*** Data for this exercise ***
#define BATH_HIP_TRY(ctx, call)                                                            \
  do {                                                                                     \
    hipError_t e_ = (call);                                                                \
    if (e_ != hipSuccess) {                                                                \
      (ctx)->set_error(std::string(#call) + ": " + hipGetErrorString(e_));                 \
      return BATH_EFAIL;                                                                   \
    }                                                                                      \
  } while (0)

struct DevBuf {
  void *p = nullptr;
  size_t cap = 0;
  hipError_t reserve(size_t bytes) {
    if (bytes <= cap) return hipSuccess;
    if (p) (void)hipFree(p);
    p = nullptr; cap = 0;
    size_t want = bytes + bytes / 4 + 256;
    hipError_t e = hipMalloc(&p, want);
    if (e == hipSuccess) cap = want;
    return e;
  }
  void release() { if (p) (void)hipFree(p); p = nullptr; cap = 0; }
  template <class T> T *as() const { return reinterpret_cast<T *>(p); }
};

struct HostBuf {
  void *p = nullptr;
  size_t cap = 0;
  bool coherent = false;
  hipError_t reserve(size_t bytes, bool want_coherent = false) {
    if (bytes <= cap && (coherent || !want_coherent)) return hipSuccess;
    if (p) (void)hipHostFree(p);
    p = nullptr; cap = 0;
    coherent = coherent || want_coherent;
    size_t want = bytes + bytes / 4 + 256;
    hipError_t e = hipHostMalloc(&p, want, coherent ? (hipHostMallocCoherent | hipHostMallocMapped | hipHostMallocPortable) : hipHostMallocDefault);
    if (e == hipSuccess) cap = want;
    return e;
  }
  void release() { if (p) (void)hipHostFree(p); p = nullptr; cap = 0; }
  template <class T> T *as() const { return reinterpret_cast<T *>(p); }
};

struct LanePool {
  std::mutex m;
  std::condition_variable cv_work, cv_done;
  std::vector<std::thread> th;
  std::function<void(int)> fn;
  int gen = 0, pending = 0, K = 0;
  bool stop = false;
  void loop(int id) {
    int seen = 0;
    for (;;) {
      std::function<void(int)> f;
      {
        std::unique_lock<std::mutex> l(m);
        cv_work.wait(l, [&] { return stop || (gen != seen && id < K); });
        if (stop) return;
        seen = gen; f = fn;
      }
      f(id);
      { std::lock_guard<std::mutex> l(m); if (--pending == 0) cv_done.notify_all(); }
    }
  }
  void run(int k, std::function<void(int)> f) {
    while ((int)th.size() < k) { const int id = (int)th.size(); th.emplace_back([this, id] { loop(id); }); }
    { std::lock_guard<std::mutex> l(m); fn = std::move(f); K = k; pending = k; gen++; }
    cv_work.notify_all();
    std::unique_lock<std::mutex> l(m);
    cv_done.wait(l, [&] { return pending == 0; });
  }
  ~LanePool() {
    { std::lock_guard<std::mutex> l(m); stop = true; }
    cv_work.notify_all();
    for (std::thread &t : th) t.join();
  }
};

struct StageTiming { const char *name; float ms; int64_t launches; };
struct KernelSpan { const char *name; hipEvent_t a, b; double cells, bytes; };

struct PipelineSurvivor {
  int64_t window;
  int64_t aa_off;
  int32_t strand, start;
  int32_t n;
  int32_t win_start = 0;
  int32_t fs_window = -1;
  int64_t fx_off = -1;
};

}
*** End of Data for this exercise ***
*** Data for this exercise ***
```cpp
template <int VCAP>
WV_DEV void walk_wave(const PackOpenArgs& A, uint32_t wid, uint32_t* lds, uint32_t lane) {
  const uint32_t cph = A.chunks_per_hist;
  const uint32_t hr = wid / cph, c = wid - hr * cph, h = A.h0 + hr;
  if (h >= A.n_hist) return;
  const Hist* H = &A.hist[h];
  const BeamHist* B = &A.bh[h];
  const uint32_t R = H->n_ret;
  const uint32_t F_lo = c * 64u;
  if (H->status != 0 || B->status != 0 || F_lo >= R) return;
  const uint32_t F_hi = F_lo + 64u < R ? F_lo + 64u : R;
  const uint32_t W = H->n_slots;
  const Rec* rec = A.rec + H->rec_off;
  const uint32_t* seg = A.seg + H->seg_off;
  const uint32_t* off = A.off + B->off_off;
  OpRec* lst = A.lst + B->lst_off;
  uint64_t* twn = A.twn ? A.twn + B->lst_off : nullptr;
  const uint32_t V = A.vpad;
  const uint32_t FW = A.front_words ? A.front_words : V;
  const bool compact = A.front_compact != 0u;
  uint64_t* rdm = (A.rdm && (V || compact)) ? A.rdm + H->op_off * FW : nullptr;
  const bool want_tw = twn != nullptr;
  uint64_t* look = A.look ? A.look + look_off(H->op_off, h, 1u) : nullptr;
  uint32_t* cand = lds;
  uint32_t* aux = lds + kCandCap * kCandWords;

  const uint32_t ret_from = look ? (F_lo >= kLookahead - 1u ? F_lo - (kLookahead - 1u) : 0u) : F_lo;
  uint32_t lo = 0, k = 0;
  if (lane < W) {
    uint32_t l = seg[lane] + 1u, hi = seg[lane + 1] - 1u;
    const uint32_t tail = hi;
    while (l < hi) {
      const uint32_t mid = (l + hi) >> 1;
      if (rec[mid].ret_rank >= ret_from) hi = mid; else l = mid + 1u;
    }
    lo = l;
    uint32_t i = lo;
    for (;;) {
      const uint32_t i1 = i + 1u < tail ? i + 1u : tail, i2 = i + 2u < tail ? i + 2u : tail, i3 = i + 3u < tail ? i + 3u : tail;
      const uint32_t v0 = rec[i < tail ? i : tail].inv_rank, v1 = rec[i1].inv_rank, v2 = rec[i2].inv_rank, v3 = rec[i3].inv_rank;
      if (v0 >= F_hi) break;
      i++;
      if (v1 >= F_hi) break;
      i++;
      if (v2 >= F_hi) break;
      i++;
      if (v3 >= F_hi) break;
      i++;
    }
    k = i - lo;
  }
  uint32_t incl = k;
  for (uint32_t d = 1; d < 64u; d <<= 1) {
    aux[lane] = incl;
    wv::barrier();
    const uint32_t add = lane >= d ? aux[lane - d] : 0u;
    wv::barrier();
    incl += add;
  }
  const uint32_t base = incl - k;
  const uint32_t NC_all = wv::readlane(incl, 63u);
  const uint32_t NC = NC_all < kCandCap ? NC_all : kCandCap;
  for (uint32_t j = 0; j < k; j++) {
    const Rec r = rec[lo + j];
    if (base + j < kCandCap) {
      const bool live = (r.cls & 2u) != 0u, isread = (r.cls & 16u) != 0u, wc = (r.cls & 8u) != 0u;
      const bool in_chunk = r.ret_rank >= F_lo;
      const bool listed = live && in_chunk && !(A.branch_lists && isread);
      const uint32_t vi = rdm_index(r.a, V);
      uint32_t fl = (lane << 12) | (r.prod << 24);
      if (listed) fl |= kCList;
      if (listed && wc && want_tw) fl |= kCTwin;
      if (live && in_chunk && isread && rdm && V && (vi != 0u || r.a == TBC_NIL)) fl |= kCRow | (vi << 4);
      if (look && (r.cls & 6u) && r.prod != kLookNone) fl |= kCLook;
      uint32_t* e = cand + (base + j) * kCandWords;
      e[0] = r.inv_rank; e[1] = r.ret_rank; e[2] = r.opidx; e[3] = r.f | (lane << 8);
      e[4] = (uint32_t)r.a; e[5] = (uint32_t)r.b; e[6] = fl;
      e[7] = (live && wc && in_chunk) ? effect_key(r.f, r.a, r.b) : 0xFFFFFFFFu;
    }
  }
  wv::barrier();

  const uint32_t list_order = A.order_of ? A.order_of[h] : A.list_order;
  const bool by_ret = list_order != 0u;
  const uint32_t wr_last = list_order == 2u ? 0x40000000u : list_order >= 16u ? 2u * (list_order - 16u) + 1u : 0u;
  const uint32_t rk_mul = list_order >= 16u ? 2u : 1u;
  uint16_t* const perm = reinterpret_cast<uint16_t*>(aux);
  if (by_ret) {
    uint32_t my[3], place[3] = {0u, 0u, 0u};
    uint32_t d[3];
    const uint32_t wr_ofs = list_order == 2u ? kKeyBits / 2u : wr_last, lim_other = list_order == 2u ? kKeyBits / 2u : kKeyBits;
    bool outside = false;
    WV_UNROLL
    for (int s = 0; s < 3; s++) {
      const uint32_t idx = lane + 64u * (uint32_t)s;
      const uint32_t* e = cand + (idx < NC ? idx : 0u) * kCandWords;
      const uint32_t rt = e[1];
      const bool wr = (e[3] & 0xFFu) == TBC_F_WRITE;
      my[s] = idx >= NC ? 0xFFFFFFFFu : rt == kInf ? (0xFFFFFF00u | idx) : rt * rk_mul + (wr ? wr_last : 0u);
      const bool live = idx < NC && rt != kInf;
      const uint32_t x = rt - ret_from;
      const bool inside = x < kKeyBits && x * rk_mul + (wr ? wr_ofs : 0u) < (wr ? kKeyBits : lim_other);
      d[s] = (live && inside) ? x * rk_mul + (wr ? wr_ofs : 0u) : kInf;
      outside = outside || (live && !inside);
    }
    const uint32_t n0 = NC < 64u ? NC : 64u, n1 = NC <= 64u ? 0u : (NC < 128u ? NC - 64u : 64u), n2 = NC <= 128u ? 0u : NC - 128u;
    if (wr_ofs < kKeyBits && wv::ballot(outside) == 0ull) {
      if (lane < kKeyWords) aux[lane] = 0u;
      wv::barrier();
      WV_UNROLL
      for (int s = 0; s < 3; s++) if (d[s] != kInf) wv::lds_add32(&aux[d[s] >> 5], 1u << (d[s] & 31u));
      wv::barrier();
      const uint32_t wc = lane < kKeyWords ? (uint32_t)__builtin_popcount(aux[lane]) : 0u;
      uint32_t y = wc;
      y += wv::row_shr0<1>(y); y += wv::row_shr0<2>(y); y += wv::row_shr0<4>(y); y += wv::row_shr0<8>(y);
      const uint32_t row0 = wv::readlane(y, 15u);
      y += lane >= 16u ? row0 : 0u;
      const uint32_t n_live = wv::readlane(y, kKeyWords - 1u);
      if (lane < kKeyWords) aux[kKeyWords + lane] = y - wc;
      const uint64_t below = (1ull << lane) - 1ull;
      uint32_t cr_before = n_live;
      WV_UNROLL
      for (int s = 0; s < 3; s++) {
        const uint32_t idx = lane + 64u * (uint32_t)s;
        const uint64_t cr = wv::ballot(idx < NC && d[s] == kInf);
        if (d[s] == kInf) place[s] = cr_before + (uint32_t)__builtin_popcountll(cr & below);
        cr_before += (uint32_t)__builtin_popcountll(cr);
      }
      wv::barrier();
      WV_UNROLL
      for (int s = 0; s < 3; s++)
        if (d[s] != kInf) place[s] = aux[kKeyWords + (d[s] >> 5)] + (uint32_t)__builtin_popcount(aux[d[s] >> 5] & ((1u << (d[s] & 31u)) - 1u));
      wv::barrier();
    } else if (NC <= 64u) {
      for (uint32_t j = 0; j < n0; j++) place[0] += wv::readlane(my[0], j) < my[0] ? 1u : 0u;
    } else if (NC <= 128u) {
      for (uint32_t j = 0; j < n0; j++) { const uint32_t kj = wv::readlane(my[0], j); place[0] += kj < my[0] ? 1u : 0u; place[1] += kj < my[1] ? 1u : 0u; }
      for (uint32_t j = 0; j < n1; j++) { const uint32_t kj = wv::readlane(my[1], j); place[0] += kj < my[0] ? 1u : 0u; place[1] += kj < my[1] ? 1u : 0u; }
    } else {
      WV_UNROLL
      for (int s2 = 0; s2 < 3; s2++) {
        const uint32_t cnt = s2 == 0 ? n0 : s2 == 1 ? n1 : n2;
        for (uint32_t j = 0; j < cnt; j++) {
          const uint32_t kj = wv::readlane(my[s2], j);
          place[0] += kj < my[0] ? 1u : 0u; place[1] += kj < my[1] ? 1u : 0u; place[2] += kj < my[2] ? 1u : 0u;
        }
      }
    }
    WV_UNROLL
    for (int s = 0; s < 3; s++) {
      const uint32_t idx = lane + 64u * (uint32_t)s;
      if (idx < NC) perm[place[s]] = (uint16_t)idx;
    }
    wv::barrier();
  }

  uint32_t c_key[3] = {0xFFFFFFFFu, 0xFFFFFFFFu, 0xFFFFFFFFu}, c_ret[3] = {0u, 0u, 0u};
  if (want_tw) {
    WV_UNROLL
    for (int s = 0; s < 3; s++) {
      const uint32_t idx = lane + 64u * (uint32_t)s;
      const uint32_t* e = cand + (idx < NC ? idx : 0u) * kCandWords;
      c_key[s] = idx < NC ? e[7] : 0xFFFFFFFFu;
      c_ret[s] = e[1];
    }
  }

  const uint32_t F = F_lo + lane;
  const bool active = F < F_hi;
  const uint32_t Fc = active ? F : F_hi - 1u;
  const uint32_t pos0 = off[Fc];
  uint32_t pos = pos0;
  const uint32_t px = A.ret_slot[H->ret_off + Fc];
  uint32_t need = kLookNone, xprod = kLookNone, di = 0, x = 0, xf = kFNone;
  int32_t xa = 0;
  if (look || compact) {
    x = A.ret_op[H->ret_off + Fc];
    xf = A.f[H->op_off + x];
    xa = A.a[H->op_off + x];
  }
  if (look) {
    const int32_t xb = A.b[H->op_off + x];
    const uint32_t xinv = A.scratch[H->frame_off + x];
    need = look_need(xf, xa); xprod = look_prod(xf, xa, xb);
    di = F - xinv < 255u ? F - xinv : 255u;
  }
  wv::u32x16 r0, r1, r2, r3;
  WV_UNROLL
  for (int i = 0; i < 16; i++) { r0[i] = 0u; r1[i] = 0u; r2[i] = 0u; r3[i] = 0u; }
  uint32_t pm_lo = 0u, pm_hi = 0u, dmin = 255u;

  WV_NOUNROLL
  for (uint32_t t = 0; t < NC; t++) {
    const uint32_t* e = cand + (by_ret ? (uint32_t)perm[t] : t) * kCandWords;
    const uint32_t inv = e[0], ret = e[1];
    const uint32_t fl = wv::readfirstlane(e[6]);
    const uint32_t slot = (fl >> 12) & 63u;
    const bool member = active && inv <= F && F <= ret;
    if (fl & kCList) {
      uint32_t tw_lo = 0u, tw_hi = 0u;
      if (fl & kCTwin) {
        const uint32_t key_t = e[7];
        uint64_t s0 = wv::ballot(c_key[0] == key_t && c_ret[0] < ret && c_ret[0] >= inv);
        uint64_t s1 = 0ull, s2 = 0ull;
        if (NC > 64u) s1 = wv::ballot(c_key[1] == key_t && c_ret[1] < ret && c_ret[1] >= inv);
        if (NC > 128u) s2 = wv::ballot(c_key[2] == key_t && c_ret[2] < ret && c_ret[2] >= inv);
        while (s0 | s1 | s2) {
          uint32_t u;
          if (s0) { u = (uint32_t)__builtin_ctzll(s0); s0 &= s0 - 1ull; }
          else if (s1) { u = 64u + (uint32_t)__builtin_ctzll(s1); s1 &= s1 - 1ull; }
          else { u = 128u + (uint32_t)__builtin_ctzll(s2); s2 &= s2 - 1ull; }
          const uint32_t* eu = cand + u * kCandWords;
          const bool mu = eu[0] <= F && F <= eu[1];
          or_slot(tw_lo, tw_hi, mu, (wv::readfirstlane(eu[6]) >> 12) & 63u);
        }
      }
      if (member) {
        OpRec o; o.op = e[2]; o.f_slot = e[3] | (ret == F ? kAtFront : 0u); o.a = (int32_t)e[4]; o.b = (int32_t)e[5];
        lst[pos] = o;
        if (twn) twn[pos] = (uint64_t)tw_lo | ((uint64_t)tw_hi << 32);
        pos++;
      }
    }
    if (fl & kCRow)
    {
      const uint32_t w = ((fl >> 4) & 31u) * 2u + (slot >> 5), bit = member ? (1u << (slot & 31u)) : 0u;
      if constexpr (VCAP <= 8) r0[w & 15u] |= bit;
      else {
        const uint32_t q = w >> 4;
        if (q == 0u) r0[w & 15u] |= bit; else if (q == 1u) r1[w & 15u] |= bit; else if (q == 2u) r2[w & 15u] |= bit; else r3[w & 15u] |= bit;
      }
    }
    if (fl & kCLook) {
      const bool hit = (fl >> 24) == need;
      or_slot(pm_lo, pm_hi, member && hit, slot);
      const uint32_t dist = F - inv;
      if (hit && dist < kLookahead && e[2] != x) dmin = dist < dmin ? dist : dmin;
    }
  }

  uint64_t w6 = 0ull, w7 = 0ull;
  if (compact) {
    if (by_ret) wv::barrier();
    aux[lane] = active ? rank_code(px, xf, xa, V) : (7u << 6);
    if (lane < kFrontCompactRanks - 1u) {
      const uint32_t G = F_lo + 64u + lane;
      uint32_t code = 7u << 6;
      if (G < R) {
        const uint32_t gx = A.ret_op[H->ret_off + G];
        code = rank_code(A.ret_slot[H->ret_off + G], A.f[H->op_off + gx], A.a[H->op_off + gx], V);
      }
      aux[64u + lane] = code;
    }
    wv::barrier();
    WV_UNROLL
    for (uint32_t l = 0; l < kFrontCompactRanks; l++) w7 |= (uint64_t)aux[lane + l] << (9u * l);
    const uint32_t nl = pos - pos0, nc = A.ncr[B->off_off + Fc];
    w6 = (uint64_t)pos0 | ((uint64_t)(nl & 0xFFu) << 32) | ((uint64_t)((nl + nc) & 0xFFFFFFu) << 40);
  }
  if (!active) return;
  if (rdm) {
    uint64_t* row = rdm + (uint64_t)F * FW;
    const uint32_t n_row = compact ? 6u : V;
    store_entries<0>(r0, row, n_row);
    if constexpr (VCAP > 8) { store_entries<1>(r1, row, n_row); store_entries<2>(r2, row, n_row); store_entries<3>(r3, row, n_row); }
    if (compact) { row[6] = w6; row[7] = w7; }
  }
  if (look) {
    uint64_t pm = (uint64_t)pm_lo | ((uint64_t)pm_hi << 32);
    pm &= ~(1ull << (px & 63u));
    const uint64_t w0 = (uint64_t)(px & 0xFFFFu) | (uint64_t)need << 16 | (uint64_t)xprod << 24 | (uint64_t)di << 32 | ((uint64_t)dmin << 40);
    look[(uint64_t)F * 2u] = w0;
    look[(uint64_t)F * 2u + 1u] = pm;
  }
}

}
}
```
*** End of Data for this exercise ***
= Required action =
Count the lines in the records above that contain the word "member", and give only the number.

= The answer =
4